For a while, I have criticized the practice both in climate and economics of using computer models to increase our apparent certainty about natural phenomenon. We take shaky assumptions and guesstimates of certain constants and natural variables and plug them into computer models that produce projections with triple-decimal precision. We then treat the output with a reverence that does not match the quality of the inputs.
I have had trouble explaining this sort of knowledge laundering and finding precisely the right words to explain it. But this week I have been presented with an excellent example from climate science, courtesy of Roger Pielke, Sr. This is an excerpt from a recent study trying to figure out if a high climate sensitivity to CO2 can be reconciled with the lack of ocean warming over the last 10 years (bold added).

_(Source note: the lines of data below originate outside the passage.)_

@@ -490,6 +493,7 @@
   p.da = da; p.ws = ws; p.B = B; p.C = C; p.L = L;
   p.nsplit = pw_nsplit(B, C, L);
   p.inv_count = (float)(1.0 / count_total);
+  p.rev2 = act_bwd_reverse();
   if (hipMemcpyAsync(ws + (size_t)p.nsplit * C * 4, totals, (size_t)C * 2 * sizeof(float),
                      hipMemcpyDeviceToDevice, st) != hipSuccess) {
     segan_set_error("act_bwd_bn_apply: copy of the totals failed");
diff --git a/segan_pytorch_amd/csrc/segan_wgrad.hip b/segan_pytorch_amd/csrc/segan_wgrad.hip
--- a/segan_pytorch_amd/csrc/segan_wgrad.hip
+++ b/segan_pytorch_amd/csrc/segan_wgrad.hip
@@ -326,8 +326,15 @@
   }
 }
 
-template <int U, int RB, int NN, bool LO_ID, bool HI_ID>
-__global__ __launch_bounds__(256, RB >= 4 ? 1 : 2) void wgrad_edge_kernel(const WgradArgs a, int spw) {
+struct WgradLazyArgs {
+  segan_grad_src g;
+  float* dbias;
+  float* part;
+};
+
+template <int U, int RB, int NN, bool LO_ID, bool HI_ID, bool LZ = false>
+__global__ __launch_bounds__(256, RB >= 4 ? 1 : 2) void wgrad_edge_kernel(const WgradArgs a, int spw,
+                                                                          const WgradLazyArgs lz) {
   constexpr int S = 32 / U;
   constexpr int MB = RB <= 2 ? 64 : 128;
   constexpr int NIW = MB / 64;
@@ -360,6 +367,15 @@
     rok[i] = m < a.M;
     if (!LO_ID) axf[i] = segan_chan_xf(a.lo, rok[i] ? m : 0);
   }
+  GradXf gxf[RB];
+  float bsum[RB];
+  if (LZ) {
+#pragma unroll
+    for (int i = 0; i < RB; ++i) {
+      gxf[i] = segan_grad_xf(lz.g, rok[i] ? 32 * i + l31 : 0);
+      bsum[i] = 0.0f;
+    }
+  }
   const int lrow = lane >> 3, lpc = lane & 7;
   int crow[RB][4];
   bool cs1[RB][4];
@@ -390,6 +406,7 @@
   float* atile = win + NN * XL * 64;
   struct Regs {
     f32x4 A[RB][4];
+    f32x4 D[LZ ? RB : 1][4];
     float X[NN][XL];
     unsigned xok;
   };
@@ -403,6 +420,13 @@
 #pragma unroll
       for (int q = 0; q < 4; ++q)
         R.A[i][q] = *reinterpret_cast<const f32x4*>((cs1[i][q] ? sb1 : sb0) + crow[i][q]);
+    if (LZ) {
+      const float* sd = lz.g.dh + (size_t)b * a.lo.C0 * Ls + t0 + 4 * lpc;
+#pragma unroll
+      for (int i = 0; i < RB; ++i)
+#pragma unroll
+        for (int q = 0; q < 4; ++q) R.D[i][q] = *reinterpret_cast<const f32x4*>(sd + crow[i][q]);
+    }
     R.xok = 0u;
     int off[XL];
 #pragma unroll
@@ -468,6 +492,77 @@
                                                            acc[i][j], 0, 0, 0);
   };
 
+  auto lz_stage = [&](Regs& R, f32x4 (&Af)[RB][4]) {
+    f32x4 Df[RB][4];
+#pragma unroll
+    for (int i = 0; i < RB; ++i)
+#pragma unroll
+      for (int q = 0; q < 4; ++q)
+        *reinterpret_cast<f32x4*>(atile + (32 * i + 8 * q + lrow) * 32 + 4 * (lpc ^ lrow)) = R.A[i][q];
+#pragma unroll
+    for (int i = 0; i < RB; ++i)
+#pragma unroll
+      for (int q = 0; q < 4; ++q)
+        Af[i][q] = *reinterpret_cast<const f32x4*>(atile + (32 * i + l31) * 32 + 4 * ((4 * h + q) ^ (l31 & 7)));
+#pragma unroll
+    for (int i = 0; i < RB; ++i)
+#pragma unroll
+      for (int q = 0; q < 4; ++q)
+        *reinterpret_cast<f32x4*>(atile + (32 * i + 8 * q + lrow) * 32 + 4 * (lpc ^ lrow)) = R.D[i][q];
+#pragma unroll
+    for (int i = 0; i < RB; ++i)
+#pragma unroll
+      for (int q = 0; q < 4; ++q)
+        Df[i][q] = *reinterpret_cast<const f32x4*>(atile + (32 * i + l31) * 32 + 4 * ((4 * h + q) ^ (l31 & 7)));
+#pragma unroll
+    for (int j = 0; j < NN; ++j)
+#pragma unroll
+      for (int e = 0; e < XL; ++e) {
+        float v = R.X[j][e];
+        if (!HI_ID) v = segan_apply_xf(bxf[j], v);
+        win[j * (XL * 64) + lane + 64 * e] = ((R.xok >> e) & 1u) ? v : 0.0f;
+      }
+#pragma unroll
+    for (int i = 0; i < RB; ++i)
+#pragma unroll
+      for (int q = 0; q < 4; ++q)
+#pragma unroll
+        for (int e = 0; e < 4; ++e) {
+          float v = segan_grad_value<true>(gxf[i], Af[i][q][e], Df[i][q][e], 0.0f, false);
+          v = rok[i] ? v : 0.0f;
+          Af[i][q][e] = v;
+          bsum[i] += v;
+        }
+  };
+  auto lz_mma = [&](const f32x4 (&Af)[RB][4]) {
+    float Bv[NN][16];
+#pragma unroll
+    for (int j = 0; j < NN; ++j)
+#pragma unroll
+      for (int s2 = 0; s2 < 16; ++s2) Bv[j][s2] = win[j * (XL * 64) + S * (16 * h + s2) + k];
+#pragma unroll
+    for (int s2 = 0; s2 < 16; ++s2)
+#pragma unroll
+      for (int i = 0; i < RB; ++i)
+#pragma unroll
+        for (int j = 0; j < NN; ++j)
+          acc[i][j] = __builtin_amdgcn_mfma_f32_32x32x2f32(Af[i][s2 >> 2][s2 & 3], Bv[j][s2],
+                                                           acc[i][j], 0, 0, 0);
+  };
+
+  if (LZ) {
+    if (cnt > 0) {
+      auto stp = [&](int i) { return wg_beg + 4 * min(i, cnt - 1) + wave; };
+      f32x4 Af[RB][4];
+      Regs R0;
+      load(R0, stp(0));
+      for (int i = 0; i < cnt; ++i) {
+        lz_stage(R0, Af);
+        load(R0, stp(i + 1));
+        lz_mma(Af);
+      }
+    }
+  } else
   if (cnt > 0) {
     auto stp = [&](int i) { return wg_beg + 4 * min(i, cnt - 1) + wave; };
     if (DEPTH == 1) {
@@ -495,6 +590,22 @@
   }
 
   __syncthreads();
+  if (LZ) {
+#pragma unroll
+    for (int i = 0; i < RB; ++i) {
+      bsum[i] += __shfl_xor(bsum[i], 32, 64);
+      if (h == 0) red[(wave * RB + i) * 32 + l31] = bsum[i];
+    }
+    __syncthreads();
+    if (tid < 32 * RB) {
+      float sum = 0.0f;
+#pragma unroll
+      for (int w = 0; w < 4; ++w) sum += red[w * RB * 32 + tid];
+      if (lz.part) lz.part[(size_t)blockIdx.z * (32 * RB) + tid] = sum;
+      else if (lz.dbias && tid < a.M) atomicAdd(lz.dbias + tid, sum);
+    }
+    __syncthreads();
+  }
 #pragma unroll
   for (int i = 0; i < RB; ++i)
 #pragma unroll
@@ -987,9 +1098,20 @@
   return true;
 }
 
-template <int U, int RB, int NN, bool LO_ID, bool HI_ID>
-static int launch_wgrad_edge_tile(WgradArgs& a, hipStream_t st, float* slabs, size_t slab_floats) {
+__global__ void wgrad_lazy_sums_kernel(const WgradLazyArgs lz, int nwg, int pitch, int M) {
+  const int m = blockIdx.x * blockDim.x + threadIdx.x;
+  if (m >= M) return;
+  float sum = 0.0f;
+  for (int z = 0; z < nwg; ++z) sum += lz.part[(size_t)z * pitch + m];
+  lz.dbias[m] += sum;
+}
+
+template <int U, int RB, int NN, bool LO_ID, bool HI_ID, bool LZ = false>
+static int launch_wgrad_edge_tile(WgradArgs& a, hipStream_t st, float* slabs, size_t slab_floats,
+                                  const WgradLazyArgs* lzp = nullptr) {
   constexpr int MB = RB <= 2 ? 64 : 128;
+  WgradLazyArgs lz = {};
+  if (LZ) lz = *lzp;
   if ((long)a.B * a.M * a.Ls >= (1L << 31) || (long)a.B * a.N * a.Lhi >= (1L << 31)) {
     segan_set_error("wgrad: operand exceeds the 2^31 element indexing limit");
     return SEGAN_EUNSUPPORTED;
@@ -1004,13 +1126,15 @@
   nwg = ceil_div(nsteps, 4 * spw);
   a.w2_slabs = nullptr;
   if (nwg == 1) slabs = nullptr;
+  const size_t part_floats = LZ ? (size_t)nwg * 32 * RB : 0;
   if (slabs) {
-    if (slab_floats < (size_t)nwg * MB * 64) {
+    if (slab_floats < (size_t)nwg * MB * 64 + part_floats) {
       segan_set_error("wgrad: deterministic mode needs %zu bytes of scratch for the partial tiles",
-                      (size_t)nwg * MB * 64 * sizeof(float));
+                      ((size_t)nwg * MB * 64 + part_floats) * sizeof(float));
       return SEGAN_EINVAL;
     }
     a.w2_slabs = slabs;
+    if (LZ) lz.part = slabs + (size_t)nwg * MB * 64;
   }
   g_last_wgrad[0] = 4; g_last_wgrad[1] = 1; g_last_wgrad[2] = nwg; g_last_wgrad[3] = spw;
   g_last_wgrad[4] = 0; g_last_wgrad[5] = 0;
@@ -1018,7 +1142,7 @@
   const size_t lds_red = (size_t)4 * RB * NN * 1024 * sizeof(float);
   const size_t lds_win = (size_t)4 * (NN * XL * 64 + RB * 1024) * sizeof(float);
   const size_t lds = lds_red > lds_win ? lds_red : lds_win;
-  auto kern = wgrad_edge_kernel<U, RB, NN, LO_ID, HI_ID>;
+  auto kern = wgrad_edge_kernel<U, RB, NN, LO_ID, HI_ID, LZ>;
   static bool attr_done[16];
   const int d = wg_cur_device();
   if (!attr_done[d]) {
@@ -1026,8 +1150,13 @@
                               hipFuncAttributeMaxDynamicSharedMemorySize, 160 * 1024);
     attr_done[d] = true;
   }
-  hipLaunchKernelGGL(kern, dim3(1, 1, nwg), dim3(256), lds, st, a, spw);
+  hipLaunchKernelGGL(kern, dim3(1, 1, nwg), dim3(256), lds, st, a, spw, lz);
   if (int e = segan_check_launch("wgrad_edge_kernel")) return e;
+  if (LZ && lz.part && lz.dbias) {
+    hipLaunchKernelGGL(wgrad_lazy_sums_kernel, dim3(ceil_div(a.M, 64)), dim3(64), 0, st, lz, nwg, 32 * RB,
+                       a.M);
+    if (int e = segan_check_launch("wgrad_lazy_sums_kernel")) return e;
+  }
   if (slabs) {
     int zstep = 1;
     if (nwg >= 128) {
@@ -1164,3 +1293,62 @@
     default: return launch_wgrad_fp32<32>(a, st, det, sc, scf);
   }
 }
+
+template <int U>
+static int launch_wgrad_edge_lazy(WgradArgs& a, hipStream_t st, float* slabs, size_t slab_floats,
+                                  const WgradLazyArgs& lz) {
+  if (a.N == 1) {
+    if (a.M <= 32) return launch_wgrad_edge_tile<U, 1, 1, true, true, true>(a, st, slabs, slab_floats, &lz);
+    if (a.M <= 64) return launch_wgrad_edge_tile<U, 2, 1, true, true, true>(a, st, slabs, slab_floats, &lz);
+    return launch_wgrad_edge_tile<U, 4, 1, true, true, true>(a, st, slabs, slab_floats, &lz);
+  }
+  if (a.M <= 32) return launch_wgrad_edge_tile<U, 1, 2, true, true, true>(a, st, slabs, slab_floats, &lz);
+  return launch_wgrad_edge_tile<U, 2, 2, true, true, true>(a, st, slabs, slab_floats, &lz);
+}
+
+extern "C" int segan_wgrad_lazy(const segan_grad_src* g, const segan_src* hi, float* dw, float* dbias,
+                                int B, int M, int N, int Ls, int K, int S, int padL, int mode,
+                                int roll, int precision, int flags, void* scratch,
+                                size_t scratch_bytes, void* stream) {
+  SEGAN_REQUIRE(precision_ok(precision), "wgrad_lazy: bad precision %d", precision);
+  SEGAN_REQUIRE(stride_ok(S), "wgrad_lazy: stride %d not in {1,2,4}", S);
+  SEGAN_REQUIRE(K >= 1 && K <= 32, "wgrad_lazy: kernel width %d not in [1,32]", K);
+  SEGAN_REQUIRE(B > 0 && N > 0 && M > 0 && Ls > 0, "wgrad_lazy: bad sizes");
+  SEGAN_REQUIRE(dw != nullptr, "wgrad_lazy: dw is NULL");
+  SEGAN_REQUIRE(mode == SEGAN_PAD_REFLECT || mode == SEGAN_PAD_ZERO, "wgrad_lazy: bad pad mode");
+  SEGAN_REQUIRE(g && g->a && g->dh, "wgrad_lazy: NULL gradient operand");
+  SEGAN_REQUIRE((g->bn_mean == nullptr) == (g->bn_rstd == nullptr), "wgrad_lazy: mean/rstd must pair");
+  SEGAN_REQUIRE(!g->bn_mean || g->totals, "wgrad_lazy: the BatchNorm kind needs totals");
+  SEGAN_REQUIRE(!(g->dskip && !g->alpha), "wgrad_lazy: dskip needs alpha");
+  SEGAN_REQUIRE(!(g->bn_mean && g->dskip), "wgrad_lazy: BN layers have no skip tap");
+  if (int e = check_src(hi, N, "wgrad_lazy(hi)")) return e;
+  const int L = S * Ls;
+  SEGAN_REQUIRE(roll > -L && roll < L, "wgrad_lazy: |roll| must be < L");
+  WgradArgs a = {};
+  a.lo.p0 = g->a; a.lo.p1 = nullptr; a.lo.C0 = M; a.lo.C1 = 0;
+  a.hi = *hi; a.dw = dw;
+  a.B = B; a.M = M; a.N = N; a.K = K; a.Ls = Ls; a.Lhi = L;
+  a.Cv = N * S; a.padL = padL; a.mode = mode; a.roll = roll;
+  a.Ctot = B * Ls;
+  const int U = 32 / S;
+  static const bool edge_on = getenv("SEGAN_WGRAD_EDGE") == nullptr || atoi(getenv("SEGAN_WGRAD_EDGE")) != 0;
+  if (precision != SEGAN_PREC_FP32 || !edge_on || !wgrad_edge_geometry_ok(a, U) || !g->bn_mean || hi->scale ||
+      hi->shift || hi->slope || (((uintptr_t)g->a | (uintptr_t)g->dh) & 15) != 0) {
+    segan_set_error("wgrad_lazy: not the streaming edge kernel's case (fp32, BatchNorm kind, <= 2 plain hi "
+                    "channels, Ls %% 32 == 0, 16-byte aligned tensors)");
+    return SEGAN_EUNSUPPORTED;
+  }
+  const bool det = (flags & SEGAN_WGRAD_DETERMINISTIC) != 0;
+  SEGAN_REQUIRE(!det || scratch, "wgrad_lazy: deterministic mode needs scratch (segan_wgrad_scratch_bytes)");
+  float* slabs = det ? (float*)scratch : nullptr;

“Observations of the sea water temperature show that the upper ocean has not warmed since 2003. This is remarkable as it is expected the ocean would store that the lion’s share of the extra heat retained by the Earth due to the increased concentrations of greenhouse gases. The observation that the upper 700 meter of the world ocean have not warmed for the last eight years gives rise to two fundamental questions:
- What is the probability that the upper ocean does not warm for eight years as greenhouse gas concentrations continue to rise?
- As the heat has not been not stored in the upper ocean over the last eight years, where did it go instead?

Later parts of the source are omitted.